S-adenosylhomocysteine hydrolase deficiency is caused by genetic mutations, also known as pathogenic variants. Genetic mutations can be hereditary, when parents pass them down to their children, or they may occur randomly when cells are dividing. Genetic mutations may also result from contracted viruses, environmental factors, such as UV radiation from sunlight exposure, or a combination of any of these.

If you suspect you may have this disease, you may want to start collecting your family health history. Information such as other family members who have had similar symptoms, when their/your symptoms first appeared, or exposures to any potential disease-causing environmental factors should be discussed with your medical team.

Known Genetic Mutations

S-adenosylhomocysteine hydrolase deficiency is caused by genetic mutations in the following known gene(s): AHCY

Given these known genetic mutation(s), you may want to ask your health care team if genetic testing is right for you. Genetic tests are laboratory tests that use samples of blood, saliva, or other tissues to help identify changes in genes, chromosomes, or proteins. Genetic testing can help confirm or rule out a suspected genetic disease, or can provide other useful information to your health care team.

Disruption in Metabolism

S-adenosylhomocysteine hydrolase deficiency is caused by a disruption in a person's metabolism. Metabolism is the series of chemical reactions in our body that turns the food we eat into energy and removes toxins. Hormones and specific proteins, called enzymes, help make the right chemical reactions happen in the right order. However, genetic changes can prevent hormones or enzymes from working properly, which can lead to a disruption in metabolism such as energy not being created for the body or toxins not being removed from the body.

Normal Function

The AHCY gene provides instructions for producing the enzyme S-adenosylhomocysteine hydrolase. This enzyme is involved in a multistep process that breaks down the protein building block (amino acid) methionine. Specifically, S-adenosylhomocysteine hydrolase controls the step that converts the compound S-adenosylhomocysteine to the compounds adenosine and homocysteine. This reaction also plays an important role in regulating the addition of methyl groups, consisting of one carbon atom and three hydrogen atoms, to other compounds (methylation). Methylation is important in many cellular processes. These include determining whether the instructions in a particular segment of DNA are carried out, regulating reactions involving proteins and lipids, and controlling the processing of chemicals that relay signals in the nervous system (neurotransmitters).

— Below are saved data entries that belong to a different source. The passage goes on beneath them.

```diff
+int far_conv1x1_stream_launch(const Conv1x1StreamArgs& a, hipStream_t stream) {
+    if (!far_conv1x1_stream_covers(a.Cin, a.Cout) || a.npix <= 0) return FAR_EINVAL;
+    const long ntiles = (a.npix + 31) / 32, want = (ntiles + 3) / 4;
+    const int cus = cu_count();
+    const unsigned grid = (unsigned)(want < cus ? want : cus);
+    if (a.up) return launch_mode<2>(a, grid, stream);
+    if (a.res) return launch_mode<1>(a, grid, stream);
+    return launch_mode<0>(a, grid, stream);
+}
diff --git a/far_amd/csrc/conv_igemm_f16s.hip b/far_amd/csrc/conv_igemm_f16s.hip
--- a/far_amd/csrc/conv_igemm_f16s.hip
+++ b/far_amd/csrc/conv_igemm_f16s.hip
@@ -1,5 +1,6 @@
 #include "common.h"
 #include "linear_small.h"
+#include "conv1x1_stream.h"
 #include <vector>
 #include <type_traits>
 
@@ -1481,6 +1482,16 @@
     a.g_b = a.g_cell = nullptr; a.g_wc = a.g_W = a.g_stride = a.g_Hf = a.g_Wf = 0;
     a.kv_img = kvm ? kvm->img : nullptr; a.la_eps = kvm ? kvm->eps : 0.f; a.la_vlen = kvm ? kvm->vlen : 0.f;
     long nbx = ksize == 1 ? (a.npix + 64 * c.mw - 1) / (64 * c.mw) : N * a.tilesX * a.tilesY;
+    const int stream_mode = far_get_tuning(14);
+    if (ksize == 1 && split && !kvm && !x2 && !ln_gamma && !post_res && !d.act_scale_dev && out_planes == 1 && res_group == 1 &&
+        a.nblkY == 1 && (H > 1 || up || sub2) && stream_mode != 1 && (!up || stream_mode == 2) &&
+        far_conv1x1_stream_covers(Cin, Cout)) {
+        Conv1x1StreamArgs s;
+        s.x = x; s.w = a.w; s.zeros = a.zeros; s.scale = scale; s.shift = shift; s.res = res; s.up = up; s.y = y; s.npix = a.npix;
+        s.H = H; s.W = W; s.Ho = a.Ho; s.Wo = a.Wo; s.Cin = Cin; s.Cout = Cout; s.NT = c.nt; s.sub2 = a.sub2; s.act = act;
+        s.slope = slope; s.act_scale = a.act_scale; s.out_mul = a.out_mul; s.overflow = a.overflow;
+        return far_conv1x1_stream_launch(s, stream);
+    }
     if (ksize == 1 && !sub2 && !kvm && !up && !x2 && !ln_gamma && !post_res && res_group == 1 && split && nbx * a.nblkY < 512 &&
         far_get_tuning(7) == 0 && far_linear_small_covers(a.npix, Cin, Cout)) {
         LinSmallArgs s;
diff --git a/far_amd/flags.py b/far_amd/flags.py
--- a/far_amd/flags.py
+++ b/far_amd/flags.py
@@ -57,6 +57,7 @@
     Tuning(12, 0, (1,), 'parity', "K10's inference form on the exact-f32 matrix instruction instead of split fp16"),
     Tuning(15, 0, (1,), 'bitwise', 'K17: 1 = the multiplying wave group does NOT raise its issue priority (the round-4 kernel)'),
     Tuning(13, 0, (1,), 'bitwise', "K9's FPN-merge epilogue in its generic form everywhere"),
+    Tuning(14, 0, (1, 2), 'bitwise', "the weight-resident 1x1 kernel (K9s, conv1x1_stream_f16s.hip): 1 = off, its launches run on K9; 2 = it also takes the FPN-merge launches (`up`; slower than K9 there, off by default)"),
 ]
 
 
```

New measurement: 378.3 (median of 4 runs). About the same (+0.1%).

Health Conditions Related to Genetic Changes

Hypermethioninemia

More than 10 variants (also known as mutations) in the AHCY gene have been described in people with hypermethioninemia. Most of these variants substitute one amino acid for another amino acid in the S-adenosylhomocysteine hydrolase enzyme, causing it to process methionine less efficiently. Other variants introduce a premature stop signal in the instructions for making the S-adenosylhomocysteine hydrolase enzyme. As a result, a shortened, nonfunctional enzyme is produced. These changes reduce the activity of the S-adenosylhomocysteine hydrolase enzyme, impairing the breakdown of methionine. As a result, methionine builds up in the body, which is known as hypermethioninemia. In some cases, excess methionine can cause intellectual disability or other neurological problems in affected individuals.

Other Names for This Gene

• SAHH
• SAHH_HUMAN

Genomic Location

• A low methionine diet: This can decrease and sometimes even normalize the abnormalities in the blood exams. Patients have to be on a protein restricted diet and supplemented with a methionine-free amino acid mixture.
• Supplementation with phosphatidylcholine and creatine: At this time there is no evidence that this treatment is effective.
• Liver transplantation: Recently, liver transplantation was successfully done in one girl at the age of 40 months, but longer follow-up is needed to know the outcome of the liver transplantation.